On the face of it, Harvard's president Drew Gilpin Faust, a Civil War historian and Bancroft Prize winner and Pulitzer Prize finalist, is hugely different from Louis B. Mayer, the cigar-chomping, tough-talking old-time MGM mogul.
Look more closely, though, and a key resemblance between the two emerges.
Mayer in the 1940s operated a centralized studio system that was wonderful for MGM but much less wonderful for movie stars and directors, who worked for relatively low, standardized contract salaries, as well as for outside investors, who had to go through the studios to connect with directors and stars.
A similarly advantageous system for the institution as opposed to its top talent applies at Harvard and other major American universities today. The academic equivalents of Angelina Jolie and Steven Spielberg do not earn a great deal more than their non-star colleagues, and outside money is welcome only in distinctly minor roles like getting a donor's name on a building.
In the university that Faust leads and in the broader American university system, the power, the glory, and not least the money--for Harvard's endowment of $27.6 billion as of mid-2010, reduced though it is from its peak of its few years ago, is hardly inconsiderable--redound to the institution, not to its top talent.
The story of Hollywood since the days of Mayer is the story of talent revolting and earning its market rewards. Stars, directors, and producers get together on a project basis, with a much reduced, though still significant, role for studios.
A similar path is entirely possible for American higher education. If America's leading researchers, most charismatic teachers, and best academic entrepreneurs get together with investors from venture capital firms and elsewhere to market academic programs on a project basis, the power, the glory, and the money left for Harvard and its peers will not be what they are under the current institution-dominated system.
Should the rest of us care about whether Harvard and other universities keep their top talent from getting market returns for their services?
For what it's worth, my sense is that an American university system in which Harvard, Yale, and Princeton occupy the same positions at the top in 2010 as they did in 1910 is overly ossified.
Hollywood under Mayer's studio system made plenty of good movies and some great ones, but the new system with talent rather than the studios in charge has done just as well or better. I'm optimistic that just as much or more truth, virtue, and beauty will be created if academic talent revolts and creates a more competitive American higher education system that takes some of the power, glory, and money away from Harvard and its peers.
My guess is that President Faust would not share my relative optimism about a potential talent revolt. That's fair enough. Harvard for all its flaws has substantial virtues--which I appreciate as a graduate of Harvard College and Harvard Law School--and she would be performing her role as one would expect if she casts herself and the great university she heads as defenders of the forces of reason and civilization against those with a lesser commitment to these values.

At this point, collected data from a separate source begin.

template <int KIND, int CPR, int N>
__device__ __forceinline__ void tc_gather_gemm_body(const CUtensorMap &tmap_w, const TcParams &p) {
    using Acc = typename std::conditional<KIND == KIND_I8, int32_t, float>::type;
    constexpr int LG_CPR = CPR == 2 ? 1 : CPR == 4 ? 2 : CPR == 8 ? 3 : CPR == 16 ? 4 : 5;
    constexpr int RPI = 32 / CPR;
    constexpr int XB = CPR * 16;
    constexpr int SPAN_A = XB < 128 ? XB : 128;
    constexpr int LG_SPAN_A = SPAN_A == 128 ? 7 : (SPAN_A == 64 ? 6 : 5);
    constexpr int A_SUB_BYTES = TC_TILE_M * SPAN_A;
    constexpr int A_SUBTILES = XB / SPAN_A;
    constexpr int Q_A = SPAN_A / 32;
    constexpr int ROWS_PW = TC_TILE_M / TC_PROD_WARPS;
    constexpr int ITERS = ROWS_PW / RPI > 0 ? ROWS_PW / RPI : 1;
    static_assert(ROWS_PW * CPR >= 32, "a producer warp must cover at least one full cp.async instruction");

    extern __shared__ __align__(1024) uint8_t smem_raw[];
    const uint32_t raw_addr = smem_u32(smem_raw);
    const uint32_t pad = (1024u - (raw_addr & 1023u)) & 1023u;
    uint8_t *smem = smem_raw + pad;
    const uint32_t smem_base = raw_addr + pad;

    const uint32_t idx_off = (uint32_t)p.stages * p.stage_bytes;
    uint64_t *bars = reinterpret_cast<uint64_t *>(smem + idx_off + 2u * p.idx_bytes);
    uint64_t *full = bars;
    uint64_t *empty = bars + TC_MAX_STAGES;
    uint64_t *idx_full = bars + 2 * TC_MAX_STAGES;
    uint64_t *idx_empty = bars + 2 * TC_MAX_STAGES + 2;
    uint64_t *info_full = bars + 2 * TC_MAX_STAGES + 4;
    uint64_t *info_empty = bars + 2 * TC_MAX_STAGES + 4 + TC_INFO_DEPTH;
    int32_t *info = reinterpret_cast<int32_t *>(bars + 2 * TC_MAX_STAGES + 4 + 2 * TC_INFO_DEPTH);
    float *ec = reinterpret_cast<float *>(smem + idx_off + 2u * p.idx_bytes + 1024u);

    const int warp = threadIdx.x >> 5;
    const int lane = threadIdx.x & 31;
    const int64_t num_tiles = (p.rows + TC_TILE_M - 1) / TC_TILE_M;

    auto read_info = [&](int n, uint32_t (&tm)[4]) -> int {
        const int e = n & (TC_INFO_DEPTH - 1);
        mbar_wait_silent(&info_full[e], (uint32_t)((n / TC_INFO_DEPTH) & 1));
        const volatile int32_t *r = info + e * 8;
        const int tile = r[0];
        tm[0] = (uint32_t)r[1]; tm[1] = (uint32_t)r[2]; tm[2] = (uint32_t)r[3]; tm[3] = (uint32_t)r[4];
        __syncwarp();
        if (lane == 0) mbar_arrive(&info_empty[e]);
        return tile;
    };

    if (threadIdx.x == 0) {
        for (int s = 0; s < p.stages; ++s) {
            mbar_init(&full[s], TC_PROD_THREADS + 1);
            mbar_init(&empty[s], TC_CONS_WARPS);
        }
        for (int a = 0; a < 2; ++a) {
            mbar_init(&idx_full[a], 1);
            mbar_init(&idx_empty[a], TC_PROD_WARPS + TC_CONS_WARPS);
        }
        for (int e = 0; e < TC_INFO_DEPTH; ++e) {
            mbar_init(&info_full[e], 1);
            mbar_init(&info_empty[e], TC_INFO_READERS);
        }
        mbar_fence_init();
        tma_prefetch_desc(&tmap_w);
    }
    for (int j = threadIdx.x; j < N; j += TC_THREADS) {
        if constexpr (KIND == KIND_I8) {
            ec[j] = __ldg(p.scale + j);
            if (p.bias_f32) ec[N + j] = __ldg(p.bias_f32 + j);
        } else if constexpr (KIND == KIND_E4M3) {
            ec[j] = __fmul_rn(__ldg(p.in_scale), __ldg(p.scale + j));
            if (p.bias_f32) ec[N + j] = __ldg(p.bias_f32 + j);
        } else if (p.bias) {
            if constexpr (KIND == KIND_TF32) ec[j] = load_bias<SPX_F32>(p.bias, j);
            else ec[j] = p.out_dtype == SPX_F16 ? load_bias<SPX_F16>(p.bias, j) : load_bias<SPX_BF16>(p.bias, j);
        }
    }
    __syncthreads();

    if (warp >= TC_CONS_WARPS && warp < TC_TMA_WARP) {
        const int pw = warp - TC_CONS_WARPS;
        const int r0 = lane >> LG_CPR;
        const uint32_t byte_in_row = (uint32_t)(lane & (CPR - 1)) << 4;
        const uint8_t *x_lane = p.x + byte_in_row;
        uint32_t dst_off[ITERS];
#pragma unroll
        for (int itc = 0; itc < ITERS; ++itc) {
            const uint32_t row_in_tile = (uint32_t)(pw * ROWS_PW + r0 + itc * RPI);
            const uint32_t sub = byte_in_row >> LG_SPAN_A;
            const uint32_t within = byte_in_row & (uint32_t)(SPAN_A - 1);
            dst_off[itc] = sub * (uint32_t)A_SUB_BYTES + swizzle_offset((row_in_tile << LG_SPAN_A) + within, SPAN_A);
        }
        int stage = 0; uint32_t phase = 0;
        for (int n = 0;; ++n) {
            uint32_t tm[4];
            if (read_info(n, tm) < 0) break;
            const int buf = n & 1;
            mbar_wait_silent(&idx_full[buf], (uint32_t)((n >> 1) & 1));
            const int32_t *idx_lane = reinterpret_cast<const int32_t *>(smem + idx_off + (size_t)buf * p.idx_bytes) +
                                      pw * ROWS_PW + r0;
            BitIter it(tm);
            int k = it.next();
            int32_t ridx[ITERS];
            if (k >= 0) {
#pragma unroll
                for (int itc = 0; itc < ITERS; ++itc) ridx[itc] = idx_lane[k * 128 + itc * RPI];
            }
            while (k >= 0) {
                mbar_wait_silent(&empty[stage], phase ^ 1u);
                const uint32_t a_stage = smem_base + (uint32_t)stage * p.stage_bytes;
#pragma unroll
                for (int itc = 0; itc < ITERS; ++itc)
                    cp_async_16(a_stage + dst_off[itc], x_lane + (int64_t)max(ridx[itc], 0) * XB,
                                ridx[itc] >= 0 ? 16u : 0u);
                cp_async_mbar_arrive_noinc(&full[stage]);
                k = it.next();
                if (k >= 0) {
#pragma unroll
                    for (int itc = 0; itc < ITERS; ++itc) ridx[itc] = idx_lane[k * 128 + itc * RPI];
                }
                if (++stage == p.stages) { stage = 0; phase ^= 1u; }
            }
            __syncwarp();
            if (lane == 0) mbar_arrive(&idx_empty[buf]);
        }
    } else if (warp == TC_TMA_WARP) {
        int stage = 0; uint32_t phase = 0;
        for (int n = 0;; ++n) {
            uint32_t tm[4];
            if (read_info(n, tm) < 0) break;
            BitIter it(tm);
            for (int k = it.next(); k >= 0; k = it.next()) {
                mbar_wait_silent(&empty[stage], phase ^ 1u);
                const int kw = p.reverse ? p.kv - 1 - k : k;
                const uint32_t b_stage = smem_base + (uint32_t)stage * p.stage_bytes + p.a_stage_bytes;
                if (p.b_transposed) {
                    const int i4s = p.c_in >> 2;
                    const float *wk = p.w + (int64_t)kw * p.c_in;
                    for (int q = lane; q < p.c_out * i4s; q += 32) {
                        const int o = q / i4s, i4 = (q - o * i4s) * 4;
                        const float4 v = __ldg(reinterpret_cast<const float4 *>(wk + (int64_t)o * p.kv * p.c_in + i4));
                        const uint32_t kb = (uint32_t)o * 4u;
                        const uint32_t sub = kb / (uint32_t)p.span_b, within = kb % (uint32_t)p.span_b;
                        const float vv[4] = {v.x, v.y, v.z, v.w};
#pragma unroll
                        for (int t = 0; t < 4; ++t) {
                            const uint32_t off = sub * (uint32_t)p.b_sub_bytes +
                                                 swizzle_offset((uint32_t)(i4 + t) * (uint32_t)p.span_b + within, (uint32_t)p.span_b);
                            asm volatile("st.shared.f32 [%0], %1;" ::"r"(b_stage + off), "f"(vv[t]) : "memory");
                        }
                    }
                    fence_proxy_async_smem();
                    __syncwarp();
                    if (lane == 0) mbar_arrive(&full[stage]);
                } else if (lane == 0) {
                    mbar_arrive_expect_tx(&full[stage], (uint32_t)p.b_bytes);
                    for (int sb = 0; sb < p.b_subtiles; ++sb)
                        tma_load_2d(b_stage + sb * p.b_sub_bytes, &tmap_w, &full[stage],
                                    kw * p.w_inner_elems + sb * p.span_b_elems, 0);
                }
                __syncwarp();
                if (++stage == p.stages) { stage = 0; phase ^= 1u; }
            }
        }
    } else if (warp == TC_SCHED_WARP) {
        const uint32_t blk_bytes = (uint32_t)(p.kv + 1) * 512u;
        for (int n = 0;; ++n) {
            const int b = n & 1, e = n & (TC_INFO_DEPTH - 1);
            mbar_wait_silent(&idx_empty[b], (uint32_t)(((n >> 1) & 1) ^ 1));
            mbar_wait_silent(&info_empty[e], (uint32_t)(((n / TC_INFO_DEPTH) & 1) ^ 1));
            int tile = -1;
            if (lane == 0) {
                const int ticket = atomicAdd(p.sched_state, 1);
                int4 r0 = make_int4(-1, 1, 0, 0), r1 = make_int4(0, 0, 0, 0);
                if ((int64_t)ticket < num_tiles) {
                    const int4 *rp = reinterpret_cast<const int4 *>(p.sched_rec + (int64_t)ticket * TT_REC_INTS);
                    r0 = __ldg(rp); r1 = __ldg(rp + 1);
                }
                tile = r0.x;
                int32_t *dst = info + e * 8;
                dst[0] = r0.x; dst[1] = r0.y; dst[2] = r0.z; dst[3] = r0.w; dst[4] = r1.x;
                if (tile >= 0) {
                    mbar_arrive_expect_tx(&idx_full[b], blk_bytes);
                    bulk_copy_g2s(smem_base + idx_off + (uint32_t)b * p.idx_bytes,
                                  p.tile_table + (int64_t)tile * (p.kv + 1) * 128, blk_bytes, &idx_full[b]);
                }
                mbar_arrive(&info_full[e]);
            }
            tile = __shfl_sync(0xffffffffu, tile, 0);
            if (tile < 0) break;
        }
        if (lane == 0) {
            __threadfence();
            const int done = atomicAdd(p.sched_state + 1, 1);
            if (done == (int)gridDim.x - 1) {
                p.sched_state[0] = 0;
                p.sched_state[1] = 0;
                __threadfence();
            }
        }
        __syncwarp();
    } else if (warp < TC_CONS_WARPS) {
        const int wg = warp >> 2;
        int stage = 0; uint32_t phase = 0;
        const uint64_t a_hi = gmma_desc_hi(16u, 8u * SPAN_A, SPAN_A);
        const uint64_t b_hi = p.b_mn_major ? gmma_desc_hi((uint32_t)p.b_sub_bytes, 8u * p.span_b, p.span_b)
                                           : gmma_desc_hi(16u, 8u * p.span_b, p.span_b);
        const uint32_t b_sub16 = (uint32_t)p.b_sub_bytes >> 4;
        Acc acc[N / 2];
        for (int local = 0;; ++local) {
            uint32_t tm[4];
            const int tile = read_info(local, tm);
            if (tile < 0) break;
            int32_t d_lo, d_hi;
            {
                const int buf = local & 1;
                mbar_wait_silent(&idx_full[buf], (uint32_t)((local >> 1) & 1));
                const int32_t *dst = reinterpret_cast<const int32_t *>(smem + idx_off + (size_t)buf * p.idx_bytes) +
                                     p.kv * 128 + wg * 64 + (warp & 3) * 16 + (lane >> 2);
                d_lo = dst[0];
                d_hi = dst[8];
                __syncwarp();
                if (lane == 0) mbar_arrive(&idx_empty[buf]);
            }
#pragma unroll
            for (int i = 0; i < N / 2; ++i) acc[i] = (Acc)0;
            BitIter it(tm);
            int held = -1;
            for (int k = it.next(); k >= 0; k = it.next()) {
                mbar_wait_silent(&full[stage], phase);
                fence_proxy_async_smem();
                const uint32_t a16 = (smem_base + (uint32_t)stage * p.stage_bytes + (uint32_t)(wg * 64 * SPAN_A)) >> 4;
                const uint32_t b16 = (smem_base + (uint32_t)stage * p.stage_bytes + (uint32_t)p.a_stage_bytes) >> 4;
                fence_regs(acc);
                wgmma_fence();
                if (!p.b_mn_major) {
#pragma unroll
                    for (int sub = 0; sub < A_SUBTILES; ++sub) {
                        const uint32_t as = a16 + (uint32_t)sub * (uint32_t)(A_SUB_BYTES >> 4);
                        const uint32_t bs = b16 + (uint32_t)sub * b_sub16;
#pragma unroll
                        for (int jr = 0; jr < Q_A; ++jr)
                            mma_step<KIND, N>(acc, a_hi | (uint64_t)((as + 2u * jr) & 0x3FFFu),
                                              b_hi | (uint64_t)((bs + 2u * jr) & 0x3FFFu), 0, p.ab_bf16);
                    }
                } else {
#pragma unroll
                    for (int sub = 0; sub < A_SUBTILES; ++sub) {
                        const uint32_t as = a16 + (uint32_t)sub * (uint32_t)(A_SUB_BYTES >> 4);
#pragma unroll
                        for (int jr = 0; jr < Q_A; ++jr) {
                            const uint32_t j = (uint32_t)(sub * Q_A + jr);
                            mma_step<KIND, N>(acc, a_hi | (uint64_t)((as + 2u * jr) & 0x3FFFu),
                                              b_hi | (uint64_t)((b16 + j * (uint32_t)p.b_kstep16_mn) & 0x3FFFu), 1,
                                              p.ab_bf16);
                        }
                    }
                }
                wgmma_commit();
                wgmma_wait<1>();
                fence_regs(acc);
                if (held >= 0) {
                    __syncwarp();
                    if (lane == 0) mbar_arrive(&empty[held]);
                }
                held = stage;
                if (++stage == p.stages) { stage = 0; phase ^= 1u; }
            }
            wgmma_wait<0>();
            fence_regs(acc);
            if (held >= 0) {
                __syncwarp();
                if (lane == 0) mbar_arrive(&empty[held]);
            }
            if constexpr (KIND == KIND_F16) {
                if (p.out_dtype == SPX_F16) epilogue_frag<SPX_F16, false, N>(p, ec, acc, d_lo, d_hi, lane);
                else epilogue_frag<SPX_BF16, false, N>(p, ec, acc, d_lo, d_hi, lane);
            } else if constexpr (KIND == KIND_TF32) {
                epilogue_frag<SPX_F32, false, N>(p, ec, acc, d_lo, d_hi, lane);
            } else if constexpr (KIND == KIND_I8) {
                if (p.out_dtype == SPX_I8) epilogue_frag<SPX_I8, true, N>(p, ec, acc, d_lo, d_hi, lane);
                else if (p.out_dtype == SPX_F32) epilogue_frag<SPX_F32, true, N>(p, ec, acc, d_lo, d_hi, lane);
                else epilogue_frag<SPX_F16, true, N>(p, ec, acc, d_lo, d_hi, lane);
            } else {
                const float add_s = p.add_scale ? __ldg(p.add_scale) : 1.f;
                const float out_s = p.out_dtype == SPX_E4M3 ? __ldg(p.out_scale) : 1.f;
                if (p.out_dtype == SPX_E4M3) epilogue_fp8<SPX_E4M3, N>(p, ec, acc, d_lo, d_hi, lane, add_s, out_s);
                else if (p.out_dtype == SPX_F32) epilogue_fp8<SPX_F32, N>(p, ec, acc, d_lo, d_hi, lane, add_s, out_s);
                else if (p.out_dtype == SPX_F16) epilogue_fp8<SPX_F16, N>(p, ec, acc, d_lo, d_hi, lane, add_s, out_s);
                else epilogue_fp8<SPX_BF16, N>(p, ec, acc, d_lo, d_hi, lane, add_s, out_s);
            }
        }
    }

    __syncthreads();
}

But whether Drew Faust sees Harvard as exemplary or as an ossified institution in need of profound change, or perhaps as a mixture of both, she should be thinking about how the very long and apparently secure dominance of American higher education that her school and its peers have enjoyed might soon come to an end.
If she has time to spare for new historical research, I have a suggestion: She should read up on Louis Mayer and his vanished era and reflect carefully on its implications for her job and for Harvard and its future.